Let's hope that when the Beetle moves to MQB that there will be more flexibility and even more exciting models offered.


----------



## silverspeedbuggy (Aug 8, 2001)

Found another article:
http://www.kbb.com/car-news/all-the...rst-review-rugged-meets-frugality/2000012130/


----------



## drtechy (Jun 3, 2009)

I won't give VW of America praise until they take some real risks, like bringing over all the cars they make over in Europe, the scirocco, scirocco r, golf r400, the golf r wagon, etc the list goes on and on. So no I don't give them credit for taking one small risk with an orange lifted beetle lol! Is it cool, ABSOLUTELY! I think the color kicks ass, and I love the idea of a lifted beetle. But I have a small feeling they're going to throw a $5k premium on that car which would pretty much ruin it, because it should technically be cheaper than a beetle turbo/rline due to not having the premium motor. Time will tell I guess, I'm just extremely jealous of Europe's choices lol!


----------



## VRACERW (May 25, 2005)

what is that thingy in the cup holder??


----------



## silverspeedbuggy (Aug 8, 2001)

VRACERW said:


> what is that thingy in the cup holder??

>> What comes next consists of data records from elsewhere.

# kmurf1999/RustSolver

Measured on NVIDIA B200. Metric: cfr_iterations_per_sec, higher is better.
Workload: dtype f32

## Files before the change

### include/b200cfr.h

```cpp
#ifndef B200CFR_H
#define B200CFR_H

#include <stddef.h>
#include <stdint.h>

#ifdef __cplusplus
extern "C" {
#endif

#define RS_OK 0
#define RS_ERR_INVALID -1
#define RS_ERR_CUDA -2
#define RS_ERR_NCCL -3
#define RS_ERR_CAPACITY -4
#define RS_ERR_UNSUPPORTED -5

#define RS_NODE_ACTION 0
#define RS_NODE_TERMINAL 1
#define RS_NODE_PUBLIC_CHANCE 2
#define RS_NODE_PRIVATE_CHANCE 3
#define RS_TERM_ALLIN 0
#define RS_TERM_SHOWDOWN 1
#define RS_TERM_UNCONTESTED 2
#define RS_ROUND_FLOP 0
#define RS_ROUND_TURN 1
#define RS_ROUND_RIVER 2

typedef struct rs_tree {
    uint32_t n_nodes;
    const uint8_t* type;
    const int32_t* parent;
    const uint32_t* child_offset;
    const uint32_t* children;
    const uint8_t* player;
    const uint32_t* an_index;
    const uint8_t* round_idx;
    const uint32_t* value;
    const uint8_t* ttype;
    const uint8_t* last_to_act;
} rs_tree;

typedef struct rs_ranges {
    uint32_t n_hands[2];
    const uint8_t* hands[2];
} rs_ranges;

#define RS_ABS_NONE 0
#define RS_ABS_ISOMORPHIC 1
#define RS_ABS_CLUSTER_ARR 2
#define RS_ABS_BUCKET_TABLE 3
typedef struct rs_round_abstraction {
    uint32_t kind;
    const uint32_t* cluster_arr;
    uint64_t cluster_arr_len;
    const uint32_t* bucket_table[2];
} rs_round_abstraction;
typedef struct rs_abstraction {
    uint32_t n_rounds;
    rs_round_abstraction rounds[3];
} rs_abstraction;

#define RS_NCCL_ID_BYTES 128
typedef struct rs_config {
    uint64_t board_mask;
    int32_t device;
    int32_t rank;
    int32_t world_size;
    uint8_t nccl_id[RS_NCCL_ID_BYTES];
    uint32_t flags;
    uint32_t threads_per_block;
    uint64_t discount_interval;
    uint64_t discount_cap;
} rs_config;
#define RS_FLAG_NO_GRAPH 1u
#define RS_FLAG_NO_CHAIN_SPLIT 2u
#define RS_FLAG_STREET_KERNEL 4u
#define RS_FLAG_SHARD_ISOLATED 8u
#define RS_FLAG_ALL (RS_FLAG_NO_GRAPH | RS_FLAG_NO_CHAIN_SPLIT | RS_FLAG_STREET_KERNEL | RS_FLAG_SHARD_ISOLATED)

typedef struct rs_engine rs_engine;

typedef struct rs_stats {
    uint64_t iterations;
    uint64_t updates_per_iteration;
    uint64_t updates_per_iteration_global;
    double device_ms;
    uint64_t kernel_launches;
    uint64_t table_bytes;
    uint32_t n_rounds;
    uint32_t n_boards[3];
    uint32_t n_boards_local[3];
    uint32_t n_hands[2];
    uint64_t n_combos;
} rs_stats;

const char* rs_last_error(void);
int rs_version(void);
int rs_device_count(void);
int rs_nccl_unique_id(uint8_t* out);

int rs_gpu_index_hands(uint32_t n_board_cards, const uint8_t* cards, size_t n, uint64_t* out, float* kernel_ms);

#define RS_DIST_EMD_1D 0u
#define RS_DIST_L2 1u
int rs_kmeans_assign(const float* points, size_t n, uint32_t dim, const float* centers, uint32_t k, uint32_t dist_kind,
                     uint32_t* cluster, float* min_dist, double* inertia, float* kernel_ms);
int rs_histogram_distances(const float* p, const float* q, size_t n, uint32_t dim, uint32_t dist_kind, float* out);
int rs_kmeans_fit_regular(const float* points, size_t n, uint32_t dim, float* centers, uint32_t k, uint32_t dist_kind,
                          uint32_t rounds, uint32_t* cluster, float* inertia);
int rs_generate_histograms(uint32_t round, uint64_t first_index, size_t count, uint32_t samples, uint32_t bins, uint64_t seed,
                           float* out, uint8_t* cards_out, float* kernel_ms);
int rs_kmeans_fit_growbatch(const float* points, size_t n, uint32_t dim, float* centers, uint32_t k, uint32_t dist_kind,
                            uint32_t initial_batch_size, uint64_t seed, uint32_t* batch_index_out, uint32_t* cluster_out,
                            float* stats_out);
int rs_kmeans_update_min_dists(const float* points, size_t n, uint32_t dim, const float* new_center, uint32_t dist_kind,
                               float* min_dists);
int rs_kmeans_init_pp(const float* points, size_t n, uint32_t dim, uint32_t k, uint32_t dist_kind, uint64_t seed, uint32_t* chosen_out,
                      float* centers_out);
int rs_kmeans_init_random(const float* points, size_t n, uint32_t dim, uint32_t k, uint32_t n_restarts, uint32_t dist_kind, uint64_t seed,
                          uint32_t* chosen_out, float* centers_out);

#define RS_EXCHANGE_HANDLE_BYTES 64
int rs_exchange_export(rs_engine* e, uint8_t* out );
int rs_exchange_import(rs_engine* e, const uint8_t* handles , uint32_t n_ranks);
int rs_exchange_disable(rs_engine* e);


int rs_create(const rs_tree* tree, const rs_ranges* ranges, const rs_abstraction* abs,
              const rs_config* cfg, rs_engine** out);
int rs_create_batch(const rs_tree* tree, const rs_ranges* ranges, const rs_abstraction* abs,
                    const rs_config* cfg, const uint64_t* board_masks, uint32_t n_subgames,
                    rs_engine** out);
void rs_destroy(rs_engine* e);

int rs_iterate(rs_engine* e, uint64_t n_iters);
int rs_iterate_sampled(rs_engine* e, const uint8_t* dealt, uint32_t n_paths);
int rs_sample_runouts(uint64_t seed, uint64_t board_mask, uint32_t n_cards, uint32_t n_paths, int distinct_first, uint8_t* dealt_out);
int rs_discount(rs_engine* e, float d);
int rs_set_wait_timeout_ms(rs_engine* e, uint64_t ms);
int rs_abort(rs_engine* e);
int rs_set_prune_threshold(rs_engine* e, float threshold);
#define RS_OPP_FULL 0u
#define RS_OPP_SAMPLE 1u
#define RS_OPP_SAMPLE_TIMES_SIGMA 2u
int rs_set_opponent_sampling(rs_engine* e, uint32_t mode, uint64_t seed);
#define RS_RULE_VANILLA 0u
#define RS_RULE_DCFR 1u
#define RS_RULE_LCFR 2u
#define RS_RULE_CFR_PLUS 3u
typedef struct rs_update_rule {
    uint32_t kind;
    float alpha, beta, gamma;
} rs_update_rule;
int rs_set_update_rule(rs_engine* e, const rs_update_rule* rule);
int rs_get_update_rule(rs_engine* e, rs_update_rule* out, uint64_t* t_out);
int rs_reset(rs_engine* e);

int rs_read_infoset(rs_engine* e, uint32_t an_index, uint32_t board_id, float* regrets,
                    float* strategy_sum, size_t cap_floats, uint32_t* n_rows_out,
                    uint32_t* n_actions_out);
int rs_write_infoset(rs_engine* e, uint32_t an_index, uint32_t board_id, const float* regrets,
                     const float* strategy_sum, size_t n_floats);
int rs_average_strategy(rs_engine* e, uint32_t an_index, uint32_t board_id, float* out,
                        size_t cap_floats, uint32_t* n_rows_out, uint32_t* n_actions_out);
int rs_current_strategy(rs_engine* e, uint32_t an_index, uint32_t board_id, float* out,
                        size_t cap_floats, uint32_t* n_rows_out, uint32_t* n_actions_out);
int rs_dump_average_strategy(rs_engine* e, const char* path, uint64_t* n_floats_out);
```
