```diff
@@ -292,17 +327,23 @@
                 for (int tn = 0; tn < TN; ++tn)
                     acc[tm][tn] = __builtin_amdgcn_mfma_f32_32x32x2f32(av[tm], bv[tn], acc[tm][tn], 0, 0, 0);
         }
-        if (kt + 1 < nk) store_stage(buf ^ 1);
+        if (kt + 1 < nk) store_stage(buf ^ 1, mb + (kt + 1) * BK);
         __syncthreads();
+    }
+    int et = tid, elo = lo, ehi = hi, ewp = wp, ewq = wq, ep = p;
+    if constexpr (AMODE == W_UNSHUFFLE) {
+        asm volatile("" : "+v"(et));
+        elo = et & 31, ehi = (et >> 5) & 1, ewp = et >> 7, ewq = (et >> 6) & 1;
+        ep = p0 + 4 * (et % PQ);
     }
     if (csum_on) {
         float4* T = reinterpret_cast<float4*>(&As[0][0]);
-        T[tid] = csum;
+        T[et] = csum;
         __syncthreads();
-        if (tid < PQ && pv) {
-            float4 t = T[tid];
-            for (int j = 1; j < AS; ++j) t = add4(t, T[j * PQ + tid]);
-            st4(g.colpart + (int64_t)slice * g.P + p, t);
+        if (et < PQ && ep < g.P) {
+            float4 t = T[et];
+            for (int j = 1; j < AS; ++j) t = add4(t, T[j * PQ + et]);
+            st4(g.colpart + (int64_t)slice * g.P + ep, t);
         }
     }
     float* slab = g.slab + (int64_t)slice * g.P * g.Q;
@@ -310,11 +351,11 @@
     for (int tm = 0; tm < TM; ++tm)
 #pragma unroll
         for (int tn = 0; tn < TN; ++tn) {
-            const int qq = q0 + wq * (BQ / 2) + tn * 32 + lo;
+            const int qq = q0 + ewq * (BQ / 2) + tn * 32 + elo;
             if (qq >= g.Q) continue;
 #pragma unroll
             for (int r = 0; r < 16; ++r) {
-                const int pp = p0 + wp * (BP / 2) + tm * 32 + acc_row(r, hi);
+                const int pp = p0 + ewp * (BP / 2) + tm * 32 + acc_row(r, ehi);
                 if (pp < g.P) slab[(int64_t)pp * g.Q + qq] = acc[tm][tn][r];
             }
         }
@@ -330,7 +371,10 @@
     const bool vk = vec || BMODE == W_BNBWD;
     with_int<128, 64>(w.bp, [&](auto BP) {
         with_int<128, 64>(w.bq, [&](auto BQ) {
-            if (vk) gemm_wgrad_vec<BP(), BQ(), AMODE, ADROP, BMODE, BDROP><<<grid, 256, pad, st>>>(a);
+            constexpr bool cap3 = AMODE == W_UNSHUFFLE && BMODE == W_BNRELU && BDROP && BP() == 128 && BQ() == 128;
+            constexpr unsigned lds = 4 * 2 * BK * (BP() + BQ() + 8) + 8 * BQ();
+            if (vk) gemm_wgrad_vec<BP(), BQ(), AMODE, ADROP, BMODE, BDROP>
+                    <<<grid, 256, cap3 ? kSideCap3Lds - lds + pad : pad, st>>>(a);
             else if constexpr (BMODE != W_BNBWD)
                 gemm_wgrad_kernel<BP(), BQ(), AMODE, ADROP, BMODE, BDROP><<<grid, 256, pad, st>>>(a);
         });
```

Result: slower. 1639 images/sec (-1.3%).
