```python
def _pick_ksplit(groups, ntiles, ncu=256, epilogue=1.5, max_wg=1024):
    best, best_cost = 1, None
    for ks in range(1, ntiles + 1):
        if groups * ks > max_wg and ks > 1:
            break
        rounds = -(-groups * ks // ncu)
        cost = rounds * (-(-ntiles // ks) + epilogue)
# ... 158 lines not shown
        def launch_set(name, default, words, names):
            v = os.environ.get(name, default).lower()
            if v.startswith('set:'):
                picked = frozenset(t for t in v[4:].split(',') if t)
                if not picked <= names:
                    raise ValueError('%s=%s: unknown entries %s' % (name, v, sorted(picked - names)))
                return picked
            if v not in words:
                raise ValueError('%s must be one of %s or set:..., got %r' % (name, ' / '.join(words), v))
            return '0' if v == 'off' else v

        self.precision = os.environ.get('VV_PRECISION', 'fp32').lower()
        if self.precision not in ('fp32', 'bf16'):
            raise ValueError("VV_PRECISION / [mi355x] precision must be 'fp32' or 'bf16', got %r" % self.precision)
        if self.nf != 32 and self.precision != 'fp32':
            raise L.VecVadHipError('mixed precision is implemented for features_root = 32 only')
        self.cflag = L.CONV_BF16 if self.precision == 'bf16' else 0
        self.dz16 = switch('VV_BF16_DZ') and bool(self.cflag)
        self.da16 = switch('VV_BF16_DA') and bool(self.cflag)
        self.y16 = switch('VV_BF16_Y') and self.dz16 and self.da16
        self.split_dcat = switch('VV_SPLIT_DCAT') and self.da16
        self.fflag = self.cflag | ((L.CONV_OUT_BF16 | L.CONV_ALLSRC_BF16) if self.y16 else 0)
        self.fuse_outconv = switch('VV_FUSE_OUTCONV')
        wino_env = switch('VV_WINOGRAD')
        self.wino = wino_env and not self.cflag
        self.wino_wgrad = switch('VV_WINOGRAD_WGRAD') and wino_env
        self.wgrad_flag = 256
        w44_words = ('0', 'off', '1', 'dgrad', 'all')
        w44_names = frozenset(['f%d' % i for i in range(nconv)] + ['d%d' % i for i in range(1, nconv)])
        self.w44_mode = launch_set('VV_WINO44', 'dgrad', w44_words, w44_names)
        self._w44_tables = {}
        self._w44_eval_used = set()
        self.w44_eval_mode = launch_set('VV_WINO44_EVAL', '1', w44_words, w44_names)
        self.fuse_bn_sums = switch('VV_FUSE_BN_SUMS')
        self.fuse_bn_sums_t = switch('VV_FUSE_BN_SUMS_T')
        fold = launch_set('VV_FUSE_BN_APPLY', '1', ('0', 'off', '1'), frozenset(str(i) for i in range(nconv)))
        self.fold_bn_apply = frozenset(int(t) for t in fold) if isinstance(fold, frozenset) else \
            frozenset() if fold == '0' else frozenset((0, 2, 4))
        self.group_reduce = switch('VV_GROUP_REDUCE')
        self.eval_fold = switch('VV_EVAL_FOLD') and not self.cflag

        self.params = torch.zeros(G, lay.U, device=d)
        self.bufs = torch.zeros(G, lay.UB, device=d)
        self.gb = [0, lay.p['c4.w'][0], lay.p['c8.w'][0], lay.U]
        self._gb_c = (C.c_int64 * len(self.gb))(*self.gb)
        self.grads = torch.zeros(G * lay.U, device=d)
# ... 218 lines not shown
                    ents[i] = L.PackEntry(lay.p[src][0], off, mode, K, KP, N)
                    mx = max(mx, KP * N)
                self._w44_tables[B] = (torch.frombuffer(bytearray(bytes(ents)), dtype=torch.uint8).to(self.device), len(keys), mx)
        return self._w44_tables[B]

    def _src_for(self, ws, l):
        lay, Ga = self.lay, self.Ga
        abg = lay.cmax
        if l.mode == L.IN_CUBE:
            return (L.IN_PLAIN, L.view(ws.erased, l.cinp, 0, ws.erased.stride(0)), None, None, L.NULL_VIEW, 0, None)
        if l.mode == L.IN_POOL:
            pb = ws.pooled[l.idx]
            return (L.IN_PLAIN, L.view(pb, l.cin, 0, pb.stride(0)), None, None, L.NULL_VIEW, 0, None)
        if l.mode == L.IN_ACT:
            s = lay.convs[l.src]
            y = ws.y[s.idx]
            return (L.IN_ACT, L.view(y, s.cout, 0, y.stride(0)), self._p(ws.ab[0, s.idx]), self._p(ws.ab[1, s.idx]), L.NULL_VIEW, 0, None)
        s = lay.convs[l.skip]
        y, t = ws.y[s.idx], ws.t[l.up]
        return (L.IN_CAT, L.view(y, s.cout, 0, y.stride(0)), self._p(ws.ab[0, s.idx]), self._p(ws.ab[1, s.idx]),
                L.view(t, t.shape[2], 0, t.stride(0)), s.cout, None)

    def _alloc_outconv_bwd(self, ws, B):
        if hasattr(ws, 'gA_last'):
            return
        lib, lay, Ga = self.lib, self.lay, self.Ga
        d = self.device
        f = lambda *shape: torch.empty(*shape, device=d, dtype=torch.float32)
        HWp = HW0 * HW0
        ws.gA_last = f(Ga, B * HWp, self.nf)
        nblk = [lib.vv_bn_bwd_nblk(B, l.H, l.H, l.cout) for l in lay.convs]
        ws.bnpart = f(Ga, max(max(n, lib.vv_wino_ntiles(B, l.H), lib.vv_conv_ntiles(B, l.H, l.H),
                                  lib.vv_conv_ntiles2(B, l.H, l.H, L.CONV3, self.fflag),
                                  lib.vv_convt_dgrad_ntiles(B, l.H, l.H, 0))
                              * 2 * l.cout for n, l in zip(nblk, lay.convs)))
        ws.ocpart = f(Ga, B, 4 * self.nf + 4)

    def backward_plan(self, ws, fused):
        if ws.bwd is None:
            ws.bwd = self._plan_backward(ws, ws.B)
        if not fused:
            return ws.bwd
        if ws.bwdq is None:
            q = _Plan()
            q.keep = ws.bwd.keep
            for c, m in zip(ws.bwd.calls, ws.bwd.meta):
                if c[2] != 'outconv_bwd':
                    q.calls.append(c)
                    q.meta.append(m)
            ws.bwdq = q
        return ws.bwdq

    def _plan_forward(self, ws, B, train, out4=True):
# ... 49 lines not shown
                              L.view(t, co, 0, t.stride(0)), None)
            P.keep.append(cp)
            P.add(lib.vv_conv_mfma, (C.byref(cp),), 'convT%d' % u)

        P.add(lib.vv_cube_erase, (Ga, B * HW0 * HW0, ws.cube.shape[2], lay.convs[0].cinp, ws.cube.data_ptr(),
                                  self._p(self.chmap, g0 * lay.convs[0].cinp), ws.erased.data_ptr(), ws.erased.stride(0),
                                  1 if self.y16 else 0), 'cube_erase')
        for l in lay.convs:
            if l.mode == L.IN_CAT:
                convT(l.up)
            if l.mode == L.IN_POOL:
                s = lay.convs[l.src]
                ys, pb = ws.y[s.idx], ws.pooled[l.idx]
                P.add(lib.vv_pool_act, (Ga, B, l.H, l.H, s.cout, ys.data_ptr(), ys.stride(0), self._p(ws.ab[0, s.idx]),
                                        self._p(ws.ab[1, s.idx]), abg, pb.data_ptr(), pb.stride(0), 1 if self.y16 else 0), 'pool%d' % l.idx)
            conv(l)
        last = lay.convs[-1]
        y = ws.y[last.idx]
        op = L.OutconvParams(Ga, B, HW0 * HW0, self.nf, y.data_ptr(), y.stride(0), self._p(ws.ab[0, last.idx]),
                             self._p(ws.ab[1, last.idx]), abg, pbase + 4 * lay.p['o.w'][0], pbase + 4 * lay.p['o.b'][0], U,
                             self._p(self.oc, g0), ws.cube.data_ptr(), ws.cube.shape[2], 1 if self.y16 else 0, ws.flow.data_ptr(),
                             ws.flow.shape[2], 0, self._p(self.tsrc, g0), self._p(self.tcoff, g0), ws.out4.data_ptr() if out4 else None,
                             ws.score.data_ptr(), ws.gscale.data_ptr() if train else None,
                             ws.dout4.data_ptr() if (train and not (self.fuse_outconv and not out4)) else None)
        P.keep.append(op)
        if train and self.fuse_outconv and not out4:
            P.fused_outconv = True
            P.add(lib.vv_outconv_fwdbwd, (C.byref(op), ws.gA_last.data_ptr(), ws.gA_last.stride(0), ws.ocpart.data_ptr(),
                                          self._p(ws.ab[2, last.idx]), self._p(ws.ab[3, last.idx]), ws.bnpart.data_ptr(),
                                          (1 if self.da16 else 0) | (2 if self.y16 else 0)), 'outconv')
        else:
            P.add(lib.vv_outconv_fwd, (C.byref(op),), 'outconv')
        return P

    def mark_dirty(self):
        self._state_ver += 1

    def prepare_eval(self):
        key = (self._state_ver, self.params._version, self.bufs._version, self.params.data_ptr())
        if self._eval_key == key:
            return
        lib, lay, G = self.lib, self.lay, self.G
        if self.params_eval is None:
            self.params_eval = torch.empty_like(self.params)
            self.packed_eval = torch.zeros_like(self.packed)
        st = self._stream()
        self.params_eval.copy_(self.params)
        L.check(lib.vv_fold_bn(self.fold_table.data_ptr(), len(lay.convs), G, self.params.data_ptr(), lay.U, self.bufs.data_ptr(),
                               lay.UB, 1e-5, self.params_eval.data_ptr(), lay.U, st), 'fold_bn')
        L.check(lib.vv_pack_weights(self.pack_table.data_ptr(), self.pack_n, G, self.params_eval.data_ptr(), lay.U,
                                    self.packed_eval.data_ptr(), lay.UP, self.pack_max, st), 'pack (eval)')
# ... 90 lines not shown

        def dcat_views(m):
            dcat = ws.D[m.idx]
            skipc = lay.convs[m.skip].cout
            if self.split_dcat and 2 * skipc == m.cin and skipc & (skipc - 1) == 0:
                plane = B * m.H * m.H * skipc * 2
                return (L.view(dcat, skipc, 0, dcat.stride(0)), L.view(dcat.data_ptr() + plane, skipc, 0, dcat.stride(0)), skipc)
            return (L.view(dcat, m.cin, 0, dcat.stride(0)), L.View(dcat.data_ptr(), dcat.stride(0), m.cin, skipc), 0)
        ws.DT = [f(Ga, B * H * H, ci) for (_, H, ci, co) in lay.convT]
        ws.dz2 = [f(Ga, B * HWp * nf), f(Ga, B * HWp * nf)]
        ws.dz = ws.dz2[0]
        ws.bnscr = f(Ga, 2 * lay.cmax)
        ws.bscr = f(Ga, (B * HWp + 1023) // 1024 * lay.cmax)
        ws.dstats = f(Ga, max(max(lib.vv_conv_ntiles2(B, l.H, l.H, L.CONV3, self.cflag), lib.vv_conv_ntiles(B, l.H, l.H),
                                  lib.vv_wino_ntiles(B, l.H)) * 2 * l.cin for l in lay.convs if l.mode == L.IN_CAT))

        t_of = {sidx: u for u, (sidx, _, _, _) in enumerate(lay.convT)}
        skip_of = {m.skip: m for m in lay.convs if m.mode == L.IN_CAT}
        pool_of = {m.src: m for m in lay.convs if m.mode == L.IN_POOL}
        act_of = {m.src: m for m in lay.convs if m.mode == L.IN_ACT}

        def dA_for(i):
            if i == last.idx:
                return L.view(ws.gA_last, nf, 0, ws.gA_last.stride(0)), None, 0
            if i in t_of:
                t = ws.DT[t_of[i]]
                return L.view(t, t.shape[2], 0, t.stride(0)), None, 0
            if i in skip_of:
                dp = ws.D[pool_of[i].idx] if i in pool_of else None
                return dcat_views(skip_of[i])[0], dp.data_ptr() if dp is not None else None, dp.stride(0) if dp is not None else 0
            dn = ws.D[i + 1]
            return L.view(dn, lay.convs[i + 1].cin, 0, dn.stride(0)), None, 0

        def wgrad(kind, H, cinp, cout, bf16_flags, wide):
            tiles = ((cinp + 31) // 32) * (cout // 32)
            nt = lib.vv_wgrad_ntiles(kind, B, H, H)
            ks = _pick_ksplit(Ga * tiles, nt, ncu=3 * self.ncu, max_wg=12 * self.ncu) if wide else \
                _pick_ksplit(Ga * tiles, nt, ncu=self.ncu, max_wg=4 * self.ncu)
            w = SimpleNamespace(bf16=False, ks=ks, kw=0)
            ntb, nblk, kw = C.c_int32(), C.c_int32(), C.c_int32()
            if self.cflag and lib.vv_wgrad_bf16_plan(kind | (bf16_flags << 8), B, H, H, cinp, cout,
                                                     C.byref(ntb), C.byref(nblk), C.byref(kw)):
                w = SimpleNamespace(bf16=True, ks=self._ks_bf16(Ga * nblk.value, ntb.value), kw=kw.value)
            w.nslab = w.ks * max(w.kw, 1)
            w.size = tiles * w.nslab * 9 * 1024
            return w
# ... 44 lines not shown
                return
            pending.append((kind, cin, cinp, cout, w, gptr, gstride))
            if not bucket_done:
                return
            ents = (L.ReduceEntry * len(pending))()
            start = 0
            for n, (kind, cin, cinp, cout, w, gptr, gstride) in enumerate(pending):
                ents[n] = L.ReduceEntry(kind, cin, cout, cout // 32, w.nslab, start, w.woff, (gptr - self.grads.data_ptr()) // 4, gstride)
                start += ((cinp + 31) // 32) * (cout // 32) * 36
            tab = torch.frombuffer(bytearray(bytes(ents)), dtype=torch.uint8).to(d)
            P.keep.append(tab)
            P.add(lib.vv_wgrad_reduce_grouped, (tab.data_ptr(), len(pending), start, Ga, ws.wpart.data_ptr(), wpg, self.grads.data_ptr()),
                  label, stream=1, **kw_)
            del pending[:]

        def bn_sums(cp, j):
            yj = ws.y[j]
            cp.bn_z, cp.bn_z_gstride = yj.data_ptr(), yj.stride(0)
            cp.bn_a, cp.bn_b = self._p(ws.ab[0, j]), self._p(ws.ab[1, j])
            cp.bn_mean, cp.bn_invstd = self._p(ws.ab[2, j]), self._p(ws.ab[3, j])
            cp.bn_gstride, cp.bn_partial = abg, ws.bnpart.data_ptr()

        y = ws.y[last.idx]
        P.add(lib.vv_outconv_bwd, (Ga, B, HWp, nf, ws.dout4.data_ptr(), y.data_ptr(), y.stride(0), self._p(ws.ab[0, last.idx]),
                                   self._p(ws.ab[1, last.idx]), abg, pbase + 4 * lay.p['o.w'][0], U, ws.gA_last.data_ptr(),
                                   ws.gA_last.stride(0), ws.ocpart.data_ptr(),
                                   self._p(ws.ab[2, last.idx]), self._p(ws.ab[3, last.idx]), ws.bnpart.data_ptr(),
                                   (1 if self.da16 else 0) | (2 if self.y16 else 0)), 'outconv_bwd')
        assert self._g('o.w')[1] == self._g('o.b')[1]
        P.add(lib.vv_outconv_bwd_reduce, (Ga, nf, B, ws.ocpart.data_ptr(), self._p(self.oc, g0), self._g('o.w')[0],
                                          self._g('o.b')[0], self._g('o.w')[1]), 'outconv_bwd_reduce')

        order = [l.idx for l in reversed(lay.convs)]

        def conv_bwd(l):
            i, r = l.idx, rec[l.idx]
            y = ws.y[i]
            pos = order.index(i)
            dzb = ws.dz2[pos % 2]
            reuse_wait = ('wdone%d' % order[pos - 2],) if pos >= 2 and not r.fold else ()
            bp = L.BnBwdParams(Ga, B, l.H, l.H, l.cout,
                               (L.BNBWD_DZ_BF16 if r.dz16 else 0) | r.partials | (L.BNBWD_DA_BF16 if self.da16 else 0) |
                               (L.BNBWD_Y_BF16 if self.y16 else 0), y.data_ptr(), y.stride(0), self._p(ws.ab[0, i]), self._p(ws.ab[1, i]),
                               self._p(ws.ab[2, i]), self._p(ws.ab[3, i]), abg, r.dA, r.dpool, r.dpg, dzb.data_ptr(), dzb.stride(0),
                               ws.bnpart.data_ptr())
            P.keep.append(bp)
            if not r.partials:
                P.add(lib.vv_bn_bwd_reduce, (C.byref(bp),), 'bn_bwd_reduce%d' % i, wait=reuse_wait)
            if r.fold:
                tab = ws.bntab[i]
                P.add(lib.vv_bn_bwd_sums, (C.byref(bp), pbase + 4 * lay.p['c%d.g' % i][0], U, self._g('c%d.g' % i)[0],
                                           self._g('c%d.beta' % i)[0], self._g('c%d.g' % i)[1], tab.data_ptr(), tab.stride(0)),
                      'bn_bwd_sum%d' % i, record='dy%d' % i)
            else:
                P.add(lib.vv_bn_bwd_apply, (C.byref(bp), pbase + 4 * lay.p['c%d.g' % i][0], U, self._g('c%d.g' % i)[0],
                                            self._g('c%d.beta' % i)[0], self._g('c%d.g' % i)[1], ws.bnscr.data_ptr()), 'bn_bwd_apply%d' % i,
                      record='dy%d' % i, wait=reuse_wait if r.partials else ())
            if i > 0:
                Dl = ws.D[i]
                fn, panel = r.dgrad[:2]
                cp = L.ConvParams(L.CONV3, L.IN_PLAIN, Ga, B, l.H, l.H, l.cout, l.cout, l.cin,
                                  L.View(dzb.data_ptr(), dzb.stride(0), l.cout, 0), None, None, 0, L.NULL_VIEW, 0, r.dflags, None,
                                  kbase + 4 * panel, UP, None, 0, L.view(Dl, l.cin, 0, Dl.stride(0)),
                                  ws.dstats.data_ptr() if l.mode == L.IN_CAT else None)
                if r.fold:
                    cp.in_mode, cp.src0, cp.src1 = L.IN_BNBWD, r.dA, L.view(y, l.cout, 0, y.stride(0))
                    cp.a, cp.ab_gstride = ws.bntab[i].data_ptr(), ws.bntab[i].stride(0)
                if l.mode == L.IN_CAT:
# ... 186 lines not shown
```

It's a stop/shutoff override button; it won't be on the production model. Since this is prototype with the hybrid drivetrain (the production model will not be a hybrid) they have it just in case something goes wrong with the car, they can turn it off/shut it down instantly. It's kind of like a panic button.


----------



## drtechy (Jun 3, 2009)

VRACERW said:


> what is that thingy in the cup holder??


----------



## ddaarr (Nov 18, 2005)

I like the look of a slightly lifted Beetle. :thumbup:


----------



## Vwguy026 (May 1, 2013)

Not for nothing but that isn't the Beetle Dune, thats the Beetle Hybrid they were testing in NYC.

THIS IS THE BEETLE DUNE


----------



## silverspeedbuggy (Aug 8, 2001)

That's the Beetle Dune _concept car _that made the rounds at various auto shows. It previewed the production model. The one in my original post is the _production_ body/trim but for some strange reason it has the hybrid powertrain from the Jetta Hybrid. So the Dune that goes on sale next year will look virtually identical to the photos in the original post, which is a slightly watered-down version of the_ concept_, but will feature a traditional engine/transmission.


----------



## Ondaora20 (Apr 19, 2010)

Oh Well......another promising VW model I was looking forward to that just bit the dust. If the pictures at the beginning of the thread are indeed the upcoming 'Dune', I won't be purchasing one. Sniff....the concept car had me from the get go. Sometimes I don't like VW very much....sniff....


----------



## zackiedawg (Jul 21, 2000)

No AWD was the big miss here. Oh well. I'd have considered buying one - but it's getting harder and harder for me to buy a 5th VW if they keep pulling everything I like from the U.S. market. No wagons. AWD becoming scarce. VR6 getting scarce. Yet there are so many cars VW group makes in Europe I'd happily buy: Golf R wagon, Euro Passat wagon, Scirocco R, Audi S3 wagon, Audi A4 wagon quattro...and that's not even getting into the absolutely incredible and wonderful color selections they get overseas for all their cars - dozens of hues and shades. In the US, we get silver, white, black, sometimes a red and blue. Zzzzzzz.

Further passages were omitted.